Start of Block

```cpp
GS2M_KERNEL void __launch_bounds__(256)
k_tsdf_integrate_batch(TsdfVolume V, const TsdfBatchFrame* __restrict__ frames) {
    __shared__ float s_p0[16], s_p1[16];
    const int tid = (int)threadIdx.x;
    const int x = (tid >> 4) & 15, y = tid & 15;
    __shared__ unsigned s_it;
    const unsigned n_touched = V.counters[1] * 4u;
    const TsdfFrame& f0 = frames[0].f;
    for (;;) {
        __syncthreads();
        if (tid == 0) s_it = atomicAdd(&V.counters[3], 1u);
        __syncthreads();
        const unsigned it = s_it;
        if (it >= n_touched) break;
        const int zq = (int)(it & 3u);
        const unsigned h = V.touched[it >> 2];
        const unsigned long long key = V.hash_keys[h];
        const int slot = V.hash_vals[h];
        const unsigned long long fm = V.fmask[h];
        if (slot < 0) continue;
        const int bx = (int)((key >> 42) & 0x1fffffull) - GS2M_TSDF_KEY_BIAS;
        const int by = (int)((key >> 21) & 0x1fffffull) - GS2M_TSDF_KEY_BIAS;
        const int bz = (int)(key & 0x1fffffull) - GS2M_TSDF_KEY_BIAS;
        const double ox = (double)bx * f0.unit_length, oy = (double)by * f0.unit_length, oz = (double)bz * f0.unit_length;
        const float p2 = (float)(f0.half_voxel_length_f + oz);
        if (tid < 16) s_p0[tid] = (float)(f0.half_voxel_length_f + f0.voxel_length_f * tid + ox);
        else if (tid < 32) s_p1[tid - 16] = (float)(f0.half_voxel_length_f + f0.voxel_length_f * (tid - 16) + oy);
        __syncthreads();
        const float p0 = s_p0[x], p1 = s_p1[y];
        float* bt = V.tsdf + (size_t)slot * GS2M_TSDF_VOX;
        float* bw = V.weight + (size_t)slot * GS2M_TSDF_VOX;
        unsigned* bc = V.rgb + (size_t)slot * 3 * GS2M_TSDF_VOX;
        const int vi0 = GS2M_TSDF_VINDEX(x, y, 4 * zq);
        float w[4], t[4];
        unsigned c0[4], c1[4], c2[4];
#pragma unroll
        for (int j = 0; j < 4; ++j) {
            w[j] = bw[vi0 + 16 * j];
            t[j] = bt[vi0 + 16 * j];
            c0[j] = c1[j] = c2[j] = 0u;
            if (V.has_color) {
                c0[j] = bc[vi0 + 16 * j];
                c1[j] = bc[GS2M_TSDF_VOX + vi0 + 16 * j];
                c2[j] = bc[2 * GS2M_TSDF_VOX + vi0 + 16 * j];
            }
        }
        struct Probe {
            int fi;
            int pix[4];
            unsigned uv[4];
            float zc[4], d[4];
        };
        auto probe = [&](const int fi, Probe& P) __attribute__((always_inline)) {
            const TsdfBatchFrame& bf = frames[fi];
            const TsdfFrame& f = bf.f;
            const float* __restrict__ depth = bf.depth;
            const unsigned char* __restrict__ mask = bf.mask;
            P.fi = fi;
            float pc0 = f.E[0] * p0 + f.E[1] * p1 + f.E[2] * p2 + f.E[3] * 1.f;
            float pc1 = f.E[4] * p0 + f.E[5] * p1 + f.E[6] * p2 + f.E[7] * 1.f;
            float pc2 = f.E[8] * p0 + f.E[9] * p1 + f.E[10] * p2 + f.E[11] * 1.f;
            for (int s = 0; s < 4 * zq; ++s) {
                pc0 += f.Es02;
                pc1 += f.Es12;
                pc2 += f.Es22;
            }
#pragma unroll
            for (int j = 0; j < 4; ++j) {
                P.pix[j] = -1;
                P.uv[j] = 0u;
                P.zc[j] = pc2;
                if (!(pc2 <= 0)) {
                    const float u_f = pc0 * f.fx_f / pc2 + f.cx_f + 0.5f;
                    const float v_f = pc1 * f.fy_f / pc2 + f.cy_f + 0.5f;
                    if (u_f >= 0.0001f && u_f < f.safe_w && v_f >= 0.0001f && v_f < f.safe_h) {
                        const int uu = (int)u_f, vv = (int)v_f;
                        P.uv[j] = (unsigned)uu | ((unsigned)vv << 16);
                        P.pix[j] = vv * f.W + uu;
                    }
                }
                pc0 += f.Es02;
                pc1 += f.Es12;
                pc2 += f.Es22;
            }
#pragma unroll
            for (int j = 0; j < 4; ++j) {
                P.d[j] = 0.0f;
                if (P.pix[j] >= 0) {
                    float dd = depth[P.pix[j]];
                    if (f.use_mask && mask[P.pix[j]] == 0) dd = dd * 0.0f;
                    P.d[j] = dd;
                }
            }
        };
        auto apply = [&](Probe& P) __attribute__((always_inline)) {
            const TsdfBatchFrame& bf = frames[P.fi];
            const TsdfFrame& f = bf.f;
            const unsigned char* __restrict__ color = bf.color;
            const int last_pix = f.W * f.H - 1;
            unsigned rgbp[4];
            bool upd[4];
            float tnew[4];
#pragma unroll
            for (int j = 0; j < 4; ++j) {
                upd[j] = false;
                tnew[j] = 0.0f;
                rgbp[j] = 0u;
                float dd = P.d[j];
                if (P.pix[j] >= 0) {
                    if (f.use_min && dd < f.min_depth_f) dd = 0.0f;
                    if (f.depth_scale_f != 1.0f) dd /= f.depth_scale_f;
                    if (dd >= f.depth_trunc_up_f) dd = 0.0f;
                }
                if (P.pix[j] >= 0 && dd > 0.0f) {
                    const float xx = ((int)(P.uv[j] & 0xffffu) - f.cx_f) * f.fx_inv_f;
                    const float yy = ((int)(P.uv[j] >> 16) - f.cy_f) * f.fy_inv_f;
                    const float mult = sqrtf(xx * xx + yy * yy + 1.0f);
                    const float sdf = (dd - P.zc[j]) * mult;
                    if (sdf > -f.sdf_trunc_f) {
                        upd[j] = true;
                        tnew[j] = fminf(1.0f, sdf * f.sdf_trunc_inv_f);
                        if (V.has_color) {
                            const unsigned char* c = color + 3 * (size_t)P.pix[j];
                            rgbp[j] = P.pix[j] < last_pix ? gs2m_load_u32_unaligned(c)
                                                          : ((unsigned)c[0] | ((unsigned)c[1] << 8) | ((unsigned)c[2] << 16));
                        }
                    }
                }
            }
#pragma unroll
            for (int j = 0; j < 4; ++j) {
                if (upd[j]) {
                    t[j] = (t[j] * w[j] + tnew[j]) / (w[j] + 1.0f);
                    c0[j] += rgbp[j] & 0xffu;
                    c1[j] += (rgbp[j] >> 8) & 0xffu;
                    c2[j] += (rgbp[j] >> 16) & 0xffu;
                    w[j] = w[j] + 1.0f;
                }
            }
        };
        unsigned long long todo = fm;
        Probe A, B;
        if (todo != 0ull) {
            probe(__ffsll(todo) - 1, A);
            todo &= todo - 1ull;
            while (todo != 0ull) {
                probe(__ffsll(todo) - 1, B);
                todo &= todo - 1ull;
                apply(A);
                if (todo == 0ull) {
                    A = B;
                    break;
                }
                probe(__ffsll(todo) - 1, A);
                todo &= todo - 1ull;
                apply(B);
                if (todo == 0ull) break;
            }
            apply(A);
        }
#pragma unroll
        for (int j = 0; j < 4; ++j) {
            bw[vi0 + 16 * j] = w[j];
            bt[vi0 + 16 * j] = t[j];
            if (V.has_color) {
                bc[vi0 + 16 * j] = c0[j];
                bc[GS2M_TSDF_VOX + vi0 + 16 * j] = c1[j];
                bc[2 * GS2M_TSDF_VOX + vi0 + 16 * j] = c2[j];
            }
        }
        if (tid == 0 && zq == 0) atomicAdd(&V.totals[0], (unsigned long long)gs2m_popc64(fm));
    }
}

GS2M_KERNEL void __launch_bounds__(256)
k_tsdf_clear_fmask(TsdfVolume V) {
    const unsigned n = V.counters[1];
    for (unsigned i = blockIdx.x * 256u + threadIdx.x; i < n; i += gridDim.x * 256u) V.fmask[V.touched[i]] = 0ull;
}

GS2M_KERNEL void __launch_bounds__(256)
k_tsdf_clear_used(TsdfVolume V) {
    unsigned n = V.counters[0];
    if (n > V.max_blocks) n = V.max_blocks;
    const float4 z = {0.f, 0.f, 0.f, 0.f};
    for (unsigned slot = blockIdx.x; slot < n; slot += gridDim.x) {
        float4* t4 = reinterpret_cast<float4*>(V.tsdf + (size_t)slot * GS2M_TSDF_VOX);
        float4* w4 = reinterpret_cast<float4*>(V.weight + (size_t)slot * GS2M_TSDF_VOX);
        for (int i = (int)threadIdx.x; i < GS2M_TSDF_VOX / 4; i += 256) {
            t4[i] = z;
            w4[i] = z;
        }
        if (V.has_color) {
            float4* c4 = reinterpret_cast<float4*>(V.rgb + (size_t)slot * 3 * GS2M_TSDF_VOX);
            for (int i = (int)threadIdx.x; i < 3 * GS2M_TSDF_VOX / 4; i += 256) c4[i] = z;
        }
        if (threadIdx.x == 0) V.halo[slot] = 0;
    }
}

GS2M_KERNEL void __launch_bounds__(256)
k_tsdf_clear_from(TsdfVolume V, unsigned first) {
    unsigned n = V.counters[0];
    if (n > V.max_blocks) n = V.max_blocks;
    const float4 z = {0.f, 0.f, 0.f, 0.f};
    for (unsigned slot = first + blockIdx.x; slot < n; slot += gridDim.x) {
        float4* t4 = reinterpret_cast<float4*>(V.tsdf + (size_t)slot * GS2M_TSDF_VOX);
        float4* w4 = reinterpret_cast<float4*>(V.weight + (size_t)slot * GS2M_TSDF_VOX);
        for (int i = (int)threadIdx.x; i < GS2M_TSDF_VOX / 4; i += 256) {
            t4[i] = z;
            w4[i] = z;
        }
        if (V.has_color) {
            float4* c4 = reinterpret_cast<float4*>(V.rgb + (size_t)slot * 3 * GS2M_TSDF_VOX);
            for (int i = (int)threadIdx.x; i < 3 * GS2M_TSDF_VOX / 4; i += 256) c4[i] = z;
        }
        if (threadIdx.x == 0) V.halo[slot] = 0;
    }
}

GS2M_KERNEL void __launch_bounds__(256)
k_tsdf_clear_gap(TsdfVolume V, unsigned upto) {
    unsigned first = V.counters[0];
    if (upto > V.max_blocks) upto = V.max_blocks;
    const float4 z = {0.f, 0.f, 0.f, 0.f};
    for (unsigned slot = first + blockIdx.x; slot < upto; slot += gridDim.x) {
        float4* t4 = reinterpret_cast<float4*>(V.tsdf + (size_t)slot * GS2M_TSDF_VOX);
        float4* w4 = reinterpret_cast<float4*>(V.weight + (size_t)slot * GS2M_TSDF_VOX);
        for (int i = (int)threadIdx.x; i < GS2M_TSDF_VOX / 4; i += 256) {
            t4[i] = z;
            w4[i] = z;
// ... 185 lines not shown
```

### gs2mesh_amd/csrc/tsdf_kernels.hip

```cpp
#include "tsdf_kernels.h"
#include "tsdf_extract.h"
#include "mesh_kernels.h"
#include "tsdf_internal.h"
#include <math.h>
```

End of Block

Each line in the data where the string "tnew" occurs should be identified and copied.

            float tnew[4];
                tnew[j] = 0.0f;
                        tnew[j] = fminf(1.0f, sdf * f.sdf_trunc_inv_f);
                    t[j] = (t[j] * w[j] + tnew[j]) / (w[j] + 1.0f);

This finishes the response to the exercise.